So for almost six years, every single day, I had nothing but rejection letters waiting for me in my mailbox. And it was devastating every single time, and every single time, I had to ask myself if I should just quit while I was behind and give up and spare myself this pain.

But then I would find my resolve, and always in the same way, by saying, “I’m not going to quit, I’m going home.” And you have to understand that for me, going home did not mean returning to my family’s farm. For me, going home meant returning to the work of writing because writing was my home, because I loved writing more than I hated failing at writing, which is to say that I loved writing more than I loved my own ego, which is ultimately to say that I loved writing more than I loved myself.

And that’s how I pushed through it. But the weird thing is that 20 years later, during the crazy ride of “Eat, Pray, Love,” I found myself identifying all over again with that unpublished young diner waitress who I used to be, thinking about her constantly, and feeling like I was her again, which made no rational sense whatsoever because our lives could not have been more different. She had failed constantly. I had succeeded beyond my wildest expectation. We had nothing in common.

Why did I suddenly feel like I was her all over again? And it was only when I was trying to unthread that that I finally began to comprehend the strange and unlikely psychological connection in our lives between the way we experience great failure and the way we experience great success.

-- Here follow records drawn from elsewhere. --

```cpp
int fie_launch_gemm8(fie_ctx* ctx, const fie_gemm::GemmArgs& a, int conv, int split);
int fie_gemm8_init(void);
int fie_gemm_init(void);
int fie_launch_conv_halo(fie_ctx* ctx, fie_gemm::GemmArgs& a, int stamped);
bool fie_conv_halo_ok(const fie_gemm::GemmArgs& a);
bool fie_conv_halo_edge_ok(const fie_gemm::GemmArgs& a);
int64_t fie_conv_halo_patches(const fie_gemm::GemmArgs& a);
int fie_launch_conv_thin(fie_ctx* ctx, fie_gemm::GemmArgs& a);
bool fie_conv_thin_ok(const fie_gemm::GemmArgs& a);
bool fie_conv_halo_gna_ok(const fie_gemm::GemmArgs& a);
int fie_conv_halo_init(void);
int fie_launch_gemm_w8(fie_ctx* ctx, const fie_gemm::GemmArgs& a, int conv, int code);
int fie_gemm_w8_init(void);
int fie_launch_gemm_x8(fie_ctx* ctx, const fie_gemm::GemmArgs& a, int code, int conv);
int fie_gemm_x8_init(void);
```

### fast-image-editing-with-generative-models_amd/csrc/gemm_conv.hip

```cpp
#include <algorithm>
#include <cstdio>
#include <cstdlib>
#include <cstring>
#include <utility>

#include "gemm_common.h"
#include "gemm_tiles.h"

using namespace fie_gemm;

namespace {

template <int BM, int BN, int MODE>
__global__ __launch_bounds__(256) void gemm_kernel(GemmArgs p) {
    constexpr int WM = BM / 2, WN = BN / 2;
    constexpr int FM = WM / 16, FN = WN / 16;
    constexpr int RA = BM / 32, RW = BN / 32;
    __shared__ __attribute__((aligned(16))) half_t smem[2 * (BM + BN) * BK];

    const int tid = threadIdx.x;
    const int lane = tid & 63, wave = tid >> 6;
    const int wm = wave & 1, wn = wave >> 1;

    const int bid = xcd_remap(blockIdx.x, gridDim.x);
// ... 38 lines not shown
            }
            ci += BK;
            while (ci >= p.Cin) { ci -= p.Cin; ++tap; }
        } else {
            const bool k1 = k < p.K1;
            const half_t* src = k1 ? p.A1 : p.A2;
            const int64_t ld = k1 ? p.lda1 : p.lda2;
            const int kk = k1 ? k : k - p.K1;
#pragma unroll
            for (int i = 0; i < RA; ++i) {
                const bool ok = a_row[i].ok && k < p.K;
                ra[i] = ok ? *reinterpret_cast<const f16x8*>(src + a_base[i] * ld + kk) : zero8;
            }
        }
#pragma unroll
        for (int i = 0; i < RW; ++i)
            rw[i] = *reinterpret_cast<const f16x8*>(p.Wt + (int64_t)(n0 + r0 + 32 * i) * p.ldw + k);
    };
    auto store_tiles = [&](int buf) {
        half_t* sa = smem + buf * (BM + BN) * BK;
        half_t* sw = sa + BM * BK;
#pragma unroll
        for (int i = 0; i < RA; ++i) *reinterpret_cast<f16x8*>(sa + lds_off(r0 + 32 * i, c8)) = ra[i];
#pragma unroll
        for (int i = 0; i < RW; ++i) *reinterpret_cast<f16x8*>(sw + lds_off(r0 + 32 * i, c8)) = rw[i];
    };

    f32x4 acc[FN][FM];
#pragma unroll
    for (int i = 0; i < FN; ++i)
#pragma unroll
        for (int j = 0; j < FM; ++j) acc[i][j] = (f32x4){0.f, 0.f, 0.f, 0.f};

    const int nk = (p.K + BK - 1) / BK;
    load_tiles(0);
    store_tiles(0);
    __syncthreads();

    const int fr = lane & 15, fq = lane >> 4;
    for (int kt = 0; kt < nk; ++kt) {
        const int buf = kt & 1;
        if (kt + 1 < nk) load_tiles(kt + 1);
        const half_t* sa = smem + buf * (BM + BN) * BK;
        const half_t* sw = sa + BM * BK;
#pragma unroll
        for (int kk = 0; kk < 2; ++kk) {
            f16x8 fw[FN], fa[FM];
#pragma unroll
            for (int i = 0; i < FN; ++i)
                fw[i] = *reinterpret_cast<const f16x8*>(sw + lds_off(wn * WN + i * 16 + fr, kk * 4 + fq));
#pragma unroll
            for (int j = 0; j < FM; ++j)
                fa[j] = *reinterpret_cast<const f16x8*>(sa + lds_off(wm * WM + j * 16 + fr, kk * 4 + fq));
#pragma unroll
            for (int i = 0; i < FN; ++i)
#pragma unroll
                for (int j = 0; j < FM; ++j)
                    acc[i][j] = __builtin_amdgcn_mfma_f32_16x16x32_f16(fw[i], fa[j], acc[i][j], 0, 0, 0);
        }
        if (kt + 1 < nk) store_tiles(buf ^ 1);
        __syncthreads();
    }

    epilogue<FM, FN, WM, WN>(p, acc, m0, n0, wm, wn, lane);
}

template <int NP, int ST>
__device__ __forceinline__ void wait_stage(int later) {
    if (ST >= 3 && later >= 1) wait_vm_barrier<(ST >= 3 ? 1 : 0) * NP>();
    else wait_vm_barrier<0>();
}

template <int OFF>
__device__ __forceinline__ f16x8 lds_read16_async(unsigned addr) {
    f16x8 v;
    asm volatile("ds_read_b128 %0, %1 offset:%2" : "=v"(v) : "v"(addr), "n"(OFF));
    return v;
}
template <int N, int... I>
__device__ __forceinline__ void read_frags(f16x8 (&f)[N], unsigned addr, std::integer_sequence<int, I...>) {
    ((f[I] = lds_read16_async<I * 16 * BK * 2>(addr)), ...);
}

template <int BM, int BN, int ST, int MODE, int NW, bool PF = false, bool STAMP = false, bool ALT = false, int LEAN = 0>
__global__ __launch_bounds__(NW * 64) void gemm3_kernel(GemmArgs p) {
    constexpr bool LNF = LEAN == 2;
    static_assert(!LNF || (MODE == 0 && !STAMP), "LayerNorm fold: GEMM view only");
    static_assert(!ALT || (NW == 8 && MODE == 0 && !PF && !STAMP), "ALT: 8-wave GEMM-view tiles without the fragment prefetch");
    constexpr int WGN = (LEAN == 2 && BM * BN / (NW * 256) <= 16 && (BM / NW) % 16 == 0) ? 1 : (BN / (NW / 2)) % 16 == 0 ? NW / 2 : 1, WGM = NW / WGN;
    constexpr int WM = BM / WGM, WN = BN / WGN;
    constexpr int FM = WM / 16, FN = WN / 16;
    constexpr int NPW = BN / 8;
    constexpr int RA = BM / (8 * NW), RW = (NPW + NW - 1) / NW;
    constexpr int NP = RA + RW;
    constexpr int STAGE = (BM + BN) * BK;
    extern __shared__ __attribute__((aligned(16))) half_t smem[];

    const int tid = threadIdx.x;
    const int lane = tid & 63;
    const int wave = __builtin_amdgcn_readfirstlane(tid >> 6);
    const int wm = wave % WGM, wn = wave / WGM;

    const int bid_all = xcd_remap(blockIdx.x, gridDim.x);
    const int nsplit = p.splitk > 1 ? p.splitk : 1;
    const int tile_all = bid_all / nsplit, slice = bid_all - tile_all * nsplit;
    const int bid = take_parity(p, tile_all);
    const int m0 = (p.order ? bid % p.nbm : bid / p.nbn) * BM;
    const int n0 = (p.order ? bid / p.nbm : bid % p.nbn) * BN;
    const int lr = lane >> 3;
    const int c8 = (lane & 7) ^ lr;

    const int live = p.probe == 1 ? 0 : 1;
    const __amdgpu_buffer_rsrc_t rs_a1 = buf_rsrc(p.A1, (int)p.a1_bytes * live);
    const __amdgpu_buffer_rsrc_t rs_a2 = buf_rsrc(p.A2, (int)p.a2_bytes * live);
    const __amdgpu_buffer_rsrc_t rs_w = buf_rsrc(p.Wt, (int)p.w_bytes * live);
    const __amdgpu_buffer_rsrc_t rs_a3 = buf_rsrc(p.A3, (int)p.a3_bytes * live);
    const int lm0 = p.probe == 2 ? 0 : m0, ln0 = p.probe == 2 ? 0 : n0;

    unsigned a_off1[RA], a_off2[RA];
    unsigned a_off3[RA];
    const ConvGeom g = conv_geom(p, p.taps2);
    ConvRow a_row[RA];
    unsigned a_img[RA];
#pragma unroll
    for (int i = 0; i < RA; ++i) {
        const int m = lm0 + (wave + NW * i) * 8 + lr;
        if (MODE == 2) {
            a_row[i] = conv_row(g, m);
            a_img[i] = (unsigned)a_row[i].b * (unsigned)(p.H * p.W) * (unsigned)p.Cin * 2u;
            a_off1[i] = kOob;
            a_off2[i] = a_row[i].ok ? (unsigned)m * (unsigned)p.lda2 * 2u + c8 * 16u : kOob;
            a_off3[i] = a_row[i].ok ? (unsigned)m * (unsigned)p.lda3 * 2u + c8 * 16u : kOob;
        } else {
            a_off1[i] = a_off2[i] = a_off3[i] = a_img[i] = 0;
            a_row[i] = ConvRow{};
        }
    }
    const unsigned a_base1 = (unsigned)(lm0 + wave * 8 + lr) * (unsigned)p.lda1 * 2u + c8 * 16u;
    const unsigned a_base2 = (unsigned)(lm0 + wave * 8 + lr) * (unsigned)p.lda2 * 2u + c8 * 16u;
    const unsigned a_step1 = (unsigned)(NW * 8) * (unsigned)p.lda1 * 2u, a_step2 = (unsigned)(NW * 8) * (unsigned)p.lda2 * 2u;
    const unsigned w_base = (unsigned)(ln0 + wave * 8 + lr) * (unsigned)p.ldw * 2u + c8 * 16u;
    const unsigned w_step = (unsigned)(NW * 8) * (unsigned)p.ldw * 2u;

    const int csteps = MODE == 2 ? p.Cin / BK : 1;
    const int k1_steps = p.K1 / BK;
    const int nk_all = (p.K + BK - 1) / BK;
    const KSlice ks(nk_all, slice, nsplit, csteps);
    const int kbeg = ks.kbeg, nk = ks.nk;
    const bool ktail = (p.K % BK) != 0;
    int ftap = ks.ftap, cs = ks.cs;
    bool tap_fresh = true;

    const int ntaps = conv_taps(g);
    auto issue = [&](int kt, int stage) {
        half_t* sa = smem + stage * STAGE;
        if (MODE == 2 && ftap >= ntaps) {
            const int e = kt - ntaps * csteps, x2 = p.C2x / BK;
            if (e < x2) {
#pragma unroll
                for (int i = 0; i < RA; ++i) bload16(rs_a2, sa + (wave + NW * i) * 512, a_off2[i], (unsigned)e * (BK * 2));
            } else {
#pragma unroll
                for (int i = 0; i < RA; ++i) bload16(rs_a3, sa + (wave + NW * i) * 512, a_off3[i], (unsigned)(e - x2) * (BK * 2));
            }
        } else if (MODE == 2) {
            if (cs == 0 || tap_fresh) {
                tap_fresh = false;
                const TapYX t = tap_yx(g, ftap);
#pragma unroll
// ... 168 lines not shown
            fill = fill + 1 == ST ? 0 : fill + 1;
            asm volatile("s_waitcnt lgkmcnt(0)" ::: "memory");
            landed(fw1, fa1);
            if (kt + 1 < nk) {
                wait_stage<NP, ST>(min(kt + ST - 1, nk - 1) - (kt + 1));
                ln_pin();
                reads(fw0, fa0, stage, 0);
            }
            mfmas(fw1, fa1);
        }
    } else
    for (int kt = 0; kt < nk; ++kt) {
        const int later = min(kt + ST - 2, nk - 1) - kt;
        if constexpr (ALT && ST >= 3) {
            if (later >= 1 && kt >= ST - 1 && (kt & 1) != grp) wait_vm_barrier<2 * NP>();
            else wait_vm_barrier<0>();
        } else
        wait_stage<NP, ST>(later);
        stamp(kt == 0 ? 7 : 0);
        const bool more = kt + ST - 1 < nk;
        const half_t* sa = smem + stage * STAGE;
#pragma unroll
        for (int kk = 0; kk < 2; ++kk) {
            if (more && p.probe != 3) {
                if constexpr (ALT) {
                    if (kk == 0 && ((kt + ST - 1) & 1) == grp) issue_alt(kbeg + kt + ST - 1, fill);
                } else {
                    if (kk == 0) { issue(kbeg + kt + ST - 1, fill); if (NW != 8) issue_w(kbeg + kt + ST - 1, fill); }
                    else if (NW == 8) issue_w(kbeg + kt + ST - 1, fill);
                }
            }
            stamp(1 + 3 * kk);
            if constexpr (FM * FN > 16) {
                constexpr int HM = FM / 2;
                const half_t* sw = sa + BM * BK;
                f16x8 fw[FN];
#pragma unroll
                for (int i = 0; i < FN; ++i) fw[i] = *reinterpret_cast<const f16x8*>(sw + lds_off(wn * WN + i * 16 + fr, kk * 4 + fq));
#pragma unroll
                for (int jh = 0; jh < 2; ++jh) {
                    f16x8 fa[HM];
#pragma unroll
                    for (int j = 0; j < HM; ++j) fa[j] = *reinterpret_cast<const f16x8*>(sa + lds_off(wm * WM + (jh * HM + j) * 16 + fr, kk * 4 + fq));
                    __builtin_amdgcn_s_setprio(1);
                    static_for([&](auto ic) {
                        constexpr int i = decltype(ic)::value;
#pragma unroll
                        for (int j = 0; j < HM; ++j) acc[i][jh * HM + j] = __builtin_amdgcn_mfma_f32_16x16x32_f16(fw[i], fa[j], acc[i][jh * HM + j], 0, 0, 0);
                        if (jh == 0) ln_slice(ic, std::integral_constant<int, FN>{}, c0_t{}, std::integral_constant<int, HM>{}, fa);
                        else ln_slice(ic, std::integral_constant<int, FN>{}, std::integral_constant<int, HM>{}, std::integral_constant<int, HM>{}, fa);
                    }, std::make_integer_sequence<int, FN>{});
                    __builtin_amdgcn_s_setprio(0);
                }
            } else {
                f16x8 fw[FN], fa[FM];
                frags(fw, fa, sa, kk);
                if constexpr (STAMP) asm volatile("s_waitcnt lgkmcnt(0)" ::: "memory");
                stamp(2 + 3 * kk);
                mfmas(fw, fa);
                stamp(3 + 3 * kk);
            }
        }
        stage = stage + 1 == ST ? 0 : stage + 1;
        fill = fill + 1 == ST ? 0 : fill + 1;
    }
    stamp(11);
    float ln_mean[LNF ? FM : 1], ln_rstd[LNF ? FM : 1];
    if constexpr (LNF && FM * FN <= 16) {
#pragma unroll
        for (int i = 0; i < FN; ++i) ln_tab_load(p, n0 + wn * WN + i * 16 + (lane >> 4) * 4, ln_pre.lo[i], ln_pre.hi[i]);
    }
    if constexpr (LNF) {
        const float inv_k = 1.f / (float)p.K;
#pragma unroll
        for (int j = 0; j < FM; ++j) {
            float sx = ln_s[j], sq = ln_q[j];
            sx += __shfl_xor(sx, 16); sx += __shfl_xor(sx, 32);
            sq += __shfl_xor(sq, 16); sq += __shfl_xor(sq, 32);
            const float mu = sx * inv_k;
            ln_mean[j] = mu;
            ln_rstd[j] = rsqrtf(fmaxf(sq * inv_k - mu * mu, 0.f) + p.ln_eps);
        }
    }
    if constexpr (FM * FN <= 16 && !LEAN) {
        if (nsplit > 1 && !splitk_reduce<FM, FN, NW>(p, acc, tile_all, slice, tid, smem)) return;
    }
    if constexpr (LNF && FM * FN > 16) {
        epilogue_geglu_lean<FM, FN, WM, WN, true>(p, acc, m0, n0, wm, wn, lane, ln_mean, ln_rstd);
    } else if constexpr (LNF) {
        epilogue_lean_ln<FM, FN, WM, WN>(p, acc, m0, n0, wm, wn, lane, ln_pre, ln_mean, ln_rstd);
    } else
    if constexpr (FM * FN > 16) {
        if (p.act == FIE_ACT_GEGLU && p.epi_prefetch && !p.rowbias && !p.res && p.scale == 1.f && !p.gn_partial && !p.out_f8 && !p.w_scale && !p.oscat && p.probe == 0) {
            epilogue_geglu_lean<FM, FN, WM, WN>(p, acc, m0, n0, wm, wn, lane);
        } else {
        static_for([&](auto cc) {
            constexpr int C = decltype(cc)::value;
            epilogue<FM, 2, WM, WN, true>(p, reinterpret_cast<f32x4(&)[2][FM]>(acc[2 * C]), m0, n0 + 32 * C, wm, wn, lane);
        }, std::make_integer_sequence<int, FN / 2>{});
        if constexpr (FN & 1)
            epilogue<FM, 1, WM, WN, true>(p, reinterpret_cast<f32x4(&)[1][FM]>(acc[FN - 1]), m0, n0 + 16 * (FN - 1), wm, wn, lane);
        }
    } else {
        if constexpr (LEAN == 1) epilogue_lean<FM, FN, WM, WN>(p, acc, m0, n0, wm, wn, lane, pre);
        else epilogue<FM, FN, WM, WN, true>(p, acc, m0, n0, wm, wn, lane, &pre);
    }
    if constexpr (STAMP) {
        asm volatile("s_waitcnt vmcnt(0)" ::: "memory");
        stamp(8);
        seg[10] = tprev;
        if (p.stamps && lane == 0) {
#pragma unroll
            for (int i = 0; i < 12; ++i) p.stamps[((size_t)bid * NW + wave) * 12 + i] = seg[i];
        }
    }
}
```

So think of it like this: For most of your life, you live out your existence here in the middle of the chain of human experience where everything is normal and reassuring and regular, but failure catapults you abruptly way out over here into the blinding darkness of disappointment.

Success catapults you just as abruptly but just as far way out over here into the equally blinding glare of fame and recognition and praise. And one of these fates is objectively seen by the world as bad, and the other one is objectively seen by the world as good, but your subconscious is completely incapable of discerning the difference between bad and good.